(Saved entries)
###

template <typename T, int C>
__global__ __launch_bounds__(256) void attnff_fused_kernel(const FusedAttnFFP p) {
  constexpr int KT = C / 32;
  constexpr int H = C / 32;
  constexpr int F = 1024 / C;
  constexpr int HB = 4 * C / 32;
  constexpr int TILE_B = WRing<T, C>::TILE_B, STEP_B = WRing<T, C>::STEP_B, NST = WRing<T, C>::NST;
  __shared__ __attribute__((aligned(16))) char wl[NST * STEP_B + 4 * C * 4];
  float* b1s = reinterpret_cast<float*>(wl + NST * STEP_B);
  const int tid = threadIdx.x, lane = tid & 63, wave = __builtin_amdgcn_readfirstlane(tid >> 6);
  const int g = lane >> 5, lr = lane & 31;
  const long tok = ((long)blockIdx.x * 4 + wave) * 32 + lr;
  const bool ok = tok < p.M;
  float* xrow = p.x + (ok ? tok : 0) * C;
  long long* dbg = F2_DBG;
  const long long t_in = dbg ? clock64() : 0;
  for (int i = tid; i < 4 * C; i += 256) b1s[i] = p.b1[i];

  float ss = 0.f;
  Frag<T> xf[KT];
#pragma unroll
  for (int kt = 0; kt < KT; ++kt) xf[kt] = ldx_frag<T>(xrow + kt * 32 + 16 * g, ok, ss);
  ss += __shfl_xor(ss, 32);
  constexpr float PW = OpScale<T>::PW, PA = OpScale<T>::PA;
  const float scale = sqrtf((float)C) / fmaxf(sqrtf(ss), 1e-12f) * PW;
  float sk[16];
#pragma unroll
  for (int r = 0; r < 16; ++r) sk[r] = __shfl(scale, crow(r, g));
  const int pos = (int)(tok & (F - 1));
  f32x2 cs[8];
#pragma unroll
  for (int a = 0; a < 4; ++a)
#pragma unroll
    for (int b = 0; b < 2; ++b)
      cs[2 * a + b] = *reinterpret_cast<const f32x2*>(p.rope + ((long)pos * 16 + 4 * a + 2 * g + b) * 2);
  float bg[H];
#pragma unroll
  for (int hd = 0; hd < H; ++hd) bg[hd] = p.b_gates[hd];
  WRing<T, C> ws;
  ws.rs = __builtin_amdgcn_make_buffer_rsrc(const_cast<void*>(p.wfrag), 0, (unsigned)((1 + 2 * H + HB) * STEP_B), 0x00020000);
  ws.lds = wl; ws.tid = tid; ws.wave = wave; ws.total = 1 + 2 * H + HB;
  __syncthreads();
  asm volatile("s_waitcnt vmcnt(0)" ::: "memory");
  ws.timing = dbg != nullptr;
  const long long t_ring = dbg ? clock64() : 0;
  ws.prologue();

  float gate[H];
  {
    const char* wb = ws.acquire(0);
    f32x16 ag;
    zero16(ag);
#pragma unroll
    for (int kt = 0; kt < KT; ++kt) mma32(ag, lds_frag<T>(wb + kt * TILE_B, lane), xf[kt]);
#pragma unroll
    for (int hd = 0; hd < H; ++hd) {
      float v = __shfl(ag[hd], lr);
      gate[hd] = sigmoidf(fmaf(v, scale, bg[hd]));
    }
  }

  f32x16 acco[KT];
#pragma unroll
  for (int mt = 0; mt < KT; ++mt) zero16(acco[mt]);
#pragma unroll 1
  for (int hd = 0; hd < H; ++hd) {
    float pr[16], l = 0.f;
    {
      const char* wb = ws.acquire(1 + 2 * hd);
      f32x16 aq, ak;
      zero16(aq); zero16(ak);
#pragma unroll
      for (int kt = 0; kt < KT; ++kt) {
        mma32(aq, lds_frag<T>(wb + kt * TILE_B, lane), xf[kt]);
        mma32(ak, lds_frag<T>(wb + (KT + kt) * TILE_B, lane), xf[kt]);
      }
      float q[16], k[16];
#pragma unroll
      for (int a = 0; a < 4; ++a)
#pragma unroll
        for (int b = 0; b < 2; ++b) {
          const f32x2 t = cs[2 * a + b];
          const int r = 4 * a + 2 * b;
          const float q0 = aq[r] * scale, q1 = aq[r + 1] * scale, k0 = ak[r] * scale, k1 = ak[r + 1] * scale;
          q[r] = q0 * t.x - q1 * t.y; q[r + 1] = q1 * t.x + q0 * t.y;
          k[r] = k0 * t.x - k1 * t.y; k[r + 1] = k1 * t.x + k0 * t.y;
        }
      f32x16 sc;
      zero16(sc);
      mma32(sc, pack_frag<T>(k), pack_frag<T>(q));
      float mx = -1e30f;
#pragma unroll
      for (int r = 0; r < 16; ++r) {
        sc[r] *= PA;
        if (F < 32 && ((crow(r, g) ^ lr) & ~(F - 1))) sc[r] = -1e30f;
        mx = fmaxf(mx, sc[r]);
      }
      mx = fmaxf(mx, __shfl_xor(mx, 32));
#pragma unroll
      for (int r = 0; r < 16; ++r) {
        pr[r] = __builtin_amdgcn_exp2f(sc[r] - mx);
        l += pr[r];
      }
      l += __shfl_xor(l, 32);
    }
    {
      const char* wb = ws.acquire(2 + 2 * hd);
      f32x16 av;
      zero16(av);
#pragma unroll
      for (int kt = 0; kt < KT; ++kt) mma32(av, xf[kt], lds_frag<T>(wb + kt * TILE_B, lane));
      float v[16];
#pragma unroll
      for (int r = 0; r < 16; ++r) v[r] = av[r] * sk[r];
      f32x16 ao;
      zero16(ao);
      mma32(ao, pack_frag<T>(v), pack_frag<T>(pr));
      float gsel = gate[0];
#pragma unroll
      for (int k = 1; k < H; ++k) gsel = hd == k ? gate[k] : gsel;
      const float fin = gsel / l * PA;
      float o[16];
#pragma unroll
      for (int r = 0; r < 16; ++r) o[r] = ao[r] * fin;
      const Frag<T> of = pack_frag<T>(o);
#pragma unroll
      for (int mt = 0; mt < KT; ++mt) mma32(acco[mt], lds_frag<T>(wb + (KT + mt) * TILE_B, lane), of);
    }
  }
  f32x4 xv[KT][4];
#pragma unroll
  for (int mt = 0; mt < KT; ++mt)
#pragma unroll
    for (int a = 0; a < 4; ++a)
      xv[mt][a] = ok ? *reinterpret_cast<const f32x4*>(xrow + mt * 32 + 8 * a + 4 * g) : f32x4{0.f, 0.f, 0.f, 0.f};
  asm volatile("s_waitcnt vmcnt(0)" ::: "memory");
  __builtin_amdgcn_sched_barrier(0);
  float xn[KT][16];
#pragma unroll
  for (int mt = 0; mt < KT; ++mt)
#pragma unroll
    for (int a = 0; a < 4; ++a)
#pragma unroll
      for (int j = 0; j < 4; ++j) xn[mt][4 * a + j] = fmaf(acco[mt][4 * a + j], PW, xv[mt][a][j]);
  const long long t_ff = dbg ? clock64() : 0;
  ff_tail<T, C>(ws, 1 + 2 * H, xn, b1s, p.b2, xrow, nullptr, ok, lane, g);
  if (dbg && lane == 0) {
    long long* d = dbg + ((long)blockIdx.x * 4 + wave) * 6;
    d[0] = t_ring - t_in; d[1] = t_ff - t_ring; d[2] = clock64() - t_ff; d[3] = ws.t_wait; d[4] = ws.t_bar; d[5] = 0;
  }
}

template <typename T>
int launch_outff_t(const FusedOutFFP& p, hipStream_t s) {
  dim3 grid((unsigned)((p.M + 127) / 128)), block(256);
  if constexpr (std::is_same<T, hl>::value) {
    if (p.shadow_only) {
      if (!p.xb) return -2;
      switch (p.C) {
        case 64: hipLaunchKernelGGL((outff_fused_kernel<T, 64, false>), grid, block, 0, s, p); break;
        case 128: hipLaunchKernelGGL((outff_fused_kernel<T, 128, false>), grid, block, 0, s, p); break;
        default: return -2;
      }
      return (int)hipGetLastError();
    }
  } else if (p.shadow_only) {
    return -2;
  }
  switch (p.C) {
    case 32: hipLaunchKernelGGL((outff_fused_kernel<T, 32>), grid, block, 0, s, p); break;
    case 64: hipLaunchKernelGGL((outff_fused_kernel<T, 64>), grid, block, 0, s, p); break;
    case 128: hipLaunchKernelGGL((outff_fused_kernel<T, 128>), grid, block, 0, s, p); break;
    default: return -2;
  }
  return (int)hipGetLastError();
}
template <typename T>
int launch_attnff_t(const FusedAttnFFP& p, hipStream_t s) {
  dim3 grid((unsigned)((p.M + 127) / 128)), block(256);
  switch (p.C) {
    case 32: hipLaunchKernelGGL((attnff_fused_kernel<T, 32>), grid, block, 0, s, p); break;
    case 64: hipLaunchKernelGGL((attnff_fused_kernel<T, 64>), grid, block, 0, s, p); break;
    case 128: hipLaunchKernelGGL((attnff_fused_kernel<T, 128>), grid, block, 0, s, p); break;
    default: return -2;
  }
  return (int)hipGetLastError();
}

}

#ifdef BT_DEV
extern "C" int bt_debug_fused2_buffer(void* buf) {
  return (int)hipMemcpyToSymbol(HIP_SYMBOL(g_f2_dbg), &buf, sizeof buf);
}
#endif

###

Assignment:
Output only an exact transcription of the lines above from the one with "constexpr int TILE_B" up to and including the one with "for (int kt = 0; kt < KT; ++kt) xf[kt]".

Written solution:
  constexpr int TILE_B = WRing<T, C>::TILE_B, STEP_B = WRing<T, C>::STEP_B, NST = WRing<T, C>::NST;
  __shared__ __attribute__((aligned(16))) char wl[NST * STEP_B + 4 * C * 4];
  float* b1s = reinterpret_cast<float*>(wl + NST * STEP_B);
  const int tid = threadIdx.x, lane = tid & 63, wave = __builtin_amdgcn_readfirstlane(tid >> 6);
  const int g = lane >> 5, lr = lane & 31;
  const long tok = ((long)blockIdx.x * 4 + wave) * 32 + lr;
  const bool ok = tok < p.M;
  float* xrow = p.x + (ok ? tok : 0) * C;
  long long* dbg = F2_DBG;
  const long long t_in = dbg ? clock64() : 0;
  for (int i = tid; i < 4 * C; i += 256) b1s[i] = p.b1[i];

  float ss = 0.f;
  Frag<T> xf[KT];
#pragma unroll
  for (int kt = 0; kt < KT; ++kt) xf[kt] = ldx_frag<T>(xrow + kt * 32 + 16 * g, ok, ss);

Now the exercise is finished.